To identify the biological pathways in C. kiinensis, we mapped the 8,146 annotated sequences to the reference canonical pathways in KEGG. In total, we assigned 18,366 sequences to 238 KEGG pathways. Significantly enriched metabolic pathways and signal transduction pathways were identified. A total of 238 pathways were affected by 5,091 upregulated DEGs and 3,055 downregulated DEGs (Table S3). Pathways with Q value <0.05 were significantly enriched. DEG enrichment analysis showed that the first three pathways involving upregulated genes (in response to phenol stress) were metabolic pathway (336), regulation of actin cytoskeleton (106) and focal adhesion (91). By contrast, the first three pathways involving in downregulated genes were metabolic pathways (283), pancreatic secretion (122) and protein digestion and absorption (101; Table S3). These annotations provide a valuable resource for investigating specific processes, functions and pathways for further research of chironomids under phenol stress.

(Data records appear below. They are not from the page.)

## Fuse order offset scans into one kernel and keep head bits in postings

Result: no change. 1558 billion, median of 6 (+1.6%).

```diff
diff --git a/pandelos_amd/csrc/pdl_api.hip b/pandelos_amd/csrc/pdl_api.hip
--- a/pandelos_amd/csrc/pdl_api.hip
+++ b/pandelos_amd/csrc/pdl_api.hip
@@ -790,6 +790,14 @@
     else if (n == "aside_test_reload") c->opt_aside_test_reload = value != 0;
     else if (n == "onepass_scan") c->opt_onepass_scan = value != 0;
     else if (n == "lean_radix") c->opt_lean_radix = value != 0;
+    else if (n == "order_offsets") {
+        if (value < 0 || value > 2) PDL_FAIL(PDL_ERR_ARGUMENT, "order_offsets: 0 (two scans), 1 (one workgroup) or 2 (several)");
+        c->opt_order_offsets = (int) value;
+    }
+    else if (n == "order_offsets_rows") {
+        if (value < 0) PDL_FAIL(PDL_ERR_ARGUMENT, "order_offsets_rows: a row count");
+        c->opt_order_offsets_rows = (uint32_t) std::min<int64_t>(value, 0xffffffffll);
+    }
     else if (n == "low_memory") c->opt_low_memory = value != 0;
     else if (n == "query_batch_bytes") {
         if (value <= 0) PDL_FAIL(PDL_ERR_ARGUMENT, "query_batch_bytes: a positive byte count");
diff --git a/pandelos_amd/csrc/pdl_common.h b/pandelos_amd/csrc/pdl_common.h
--- a/pandelos_amd/csrc/pdl_common.h
+++ b/pandelos_amd/csrc/pdl_common.h
@@ -18,6 +18,8 @@
 #include "../../include/pandelos_amd.h"
 
 #define PDL_WAVE 64
+
+constexpr uint32_t PDL_COUNT_MASK = 0x7fffffffu;
 
 #ifdef __HIPCC__
 __device__ __forceinline__ void pdl_sync() {
@@ -340,6 +342,8 @@
     bool opt_low_memory = false;
     bool reshard_pending = false;
     bool opt_onepass_scan = false;
+    int opt_order_offsets = 2;
+    uint32_t opt_order_offsets_rows = 1u << 17;
     bool opt_lean_radix = true;
     DevBuf scratch;
     DevBuf scalars;
diff --git a/pandelos_amd/csrc/pdl_dict.hip b/pandelos_amd/csrc/pdl_dict.hip
--- a/pandelos_amd/csrc/pdl_dict.hip
+++ b/pandelos_amd/csrc/pdl_dict.hip
@@ -695,12 +695,9 @@
 }
 
 void pdl_run_reshard(pdl_ctx *c) {
-    hipStream_t st = c->stream;
     if (c->dist || c->post_ext) PDL_FAIL(PDL_ERR_STATE, "genome shard: a multi-GPU context deals the genomes itself");
     if (c->dict_shard.empty() || c->upper_only) PDL_FAIL(PDL_ERR_STATE, "genome shard: the dictionary was built for all genomes; set the first shard before pdl_preprocess");
-    const uint32_t n = (uint32_t) c->U;
     ev_begin(c, EV_PRE_TOTAL);
-    hipLaunchKernelGGL(k_restore_heads, dim3((n + 255) / 256), dim3(256), 0, st, c->post.as<uint2>(), c->head_bits.as<unsigned long long>(), n);
     clear_ctl(c, PDL_CTL_RANGES, PDL_CTL_RANGES);
     clear_ctl(c, PDL_CTL_COUNTERS, PDL_CTL_LAST);
     clear_genome_words(c);
diff --git a/pandelos_amd/csrc/pdl_groups.h b/pandelos_amd/csrc/pdl_groups.h
--- a/pandelos_amd/csrc/pdl_groups.h
+++ b/pandelos_amd/csrc/pdl_groups.h
@@ -241,11 +241,9 @@
     if (mj) pr = r0 + 63u - (uint32_t) __clzll((long long) mj);
 }
 
-__device__ __forceinline__ uint32_t gt_take_head(const GroupTileArgs &a, uint32_t tile, int j, uint32_t u, bool live, uint32_t y, unsigned long long mj, uint32_t lane) {
-    const uint32_t cnt = y & ~HEAD_BIT;
-    if (live && (y >> 31)) a.post[u].y = cnt;
+__device__ __forceinline__ uint32_t gt_take_head(const GroupTileArgs &a, uint32_t tile, int j, uint32_t y, unsigned long long mj, uint32_t lane) {
     if (a.head_bits && lane == 0) a.head_bits[(size_t) tile * GW_ROUNDS + j] = mj;
-    return cnt;
+    return y & PDL_COUNT_MASK;
 }
 
 __device__ __forceinline__ unsigned long long gt_pack_range(uint32_t start, uint32_t len, uint32_t cnt, uint32_t pos_base) {
@@ -333,11 +331,6 @@
     }
     if (ge - gs >= 2) atomicAdd(&cost[post[u].x], (unsigned long long) (ge - gs));
 }
-__global__ __launch_bounds__(256) void k_restore_heads(uint2 *__restrict__ post, const unsigned long long *__restrict__ head_bits, uint32_t n) {
-    const uint32_t u = blockIdx.x * 256 + threadIdx.x;
-    if (u >= n) return;
-    if ((head_bits[u >> 6] >> (u & 63u)) & 1ull) post[u].y |= HEAD_BIT;
-}
 
 template <int MODE>
 __global__ __launch_bounds__(GW_THREADS) void k_range_count(GroupTileArgs a) {
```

AhR-mediated defense genes associated with phenol stress

The aryl hydrocarbon receptor (AhR) is a soluble, ligand-dependent transcription factor that belongs to the basic helix-loop-helix-PAS family of regulatory proteins. AhR regulates the expression of defense genes in invertebrates in response to organic pollutants. However, in invertebrates, proteins encoded by genes with functions similar to that of AhR, including spineless (Ss) and single-minded (Sim), can heterodimerize with the aryl hydrocarbon receptor nuclear translocator (ARNT) ortholog tango (Tgo) to regulate the expression of downstream genes. Interestingly, DEG analysis revealed a battery of AhR genes that showed different levels of induction or inhibition under phenol stress. AhR homolog spineless (Ss) and ARNT ortholog tango (Tgo) in PT library showed 1.85- and 2.53-fold increased expression in the PT library vs. the CK library, respectively. Moreover, three AhR ortholog single-minded genes were also induced, but not significantly, in the PT library compared with the CK library. Some AhR-mediated downstream genes were significantly induced or inhibited in the PT library. For example, 28 P450 genes were downregulated in the PT library (ranging from 4-fold to 5,000-fold downregulation), while sixteen of these genes were upregulated in the PT library (ranging from 12-fold to 1229-fold upregulation). Twenty-two genes encoding heat shock proteins (HSPs) showed a four-fold difference in expression in the PT library vs. the CK library, including 8 downregulated HSPs genes and 14 up-regulated HSPs genes. Among 26 genes encoding UDP glucuronosyltransferase, six were downregulated in the PT library (ranging from 4.9 to 1,000-fold), while 20 genes were upregulated (ranging from 3.5 to 239.9-fold; Table 5).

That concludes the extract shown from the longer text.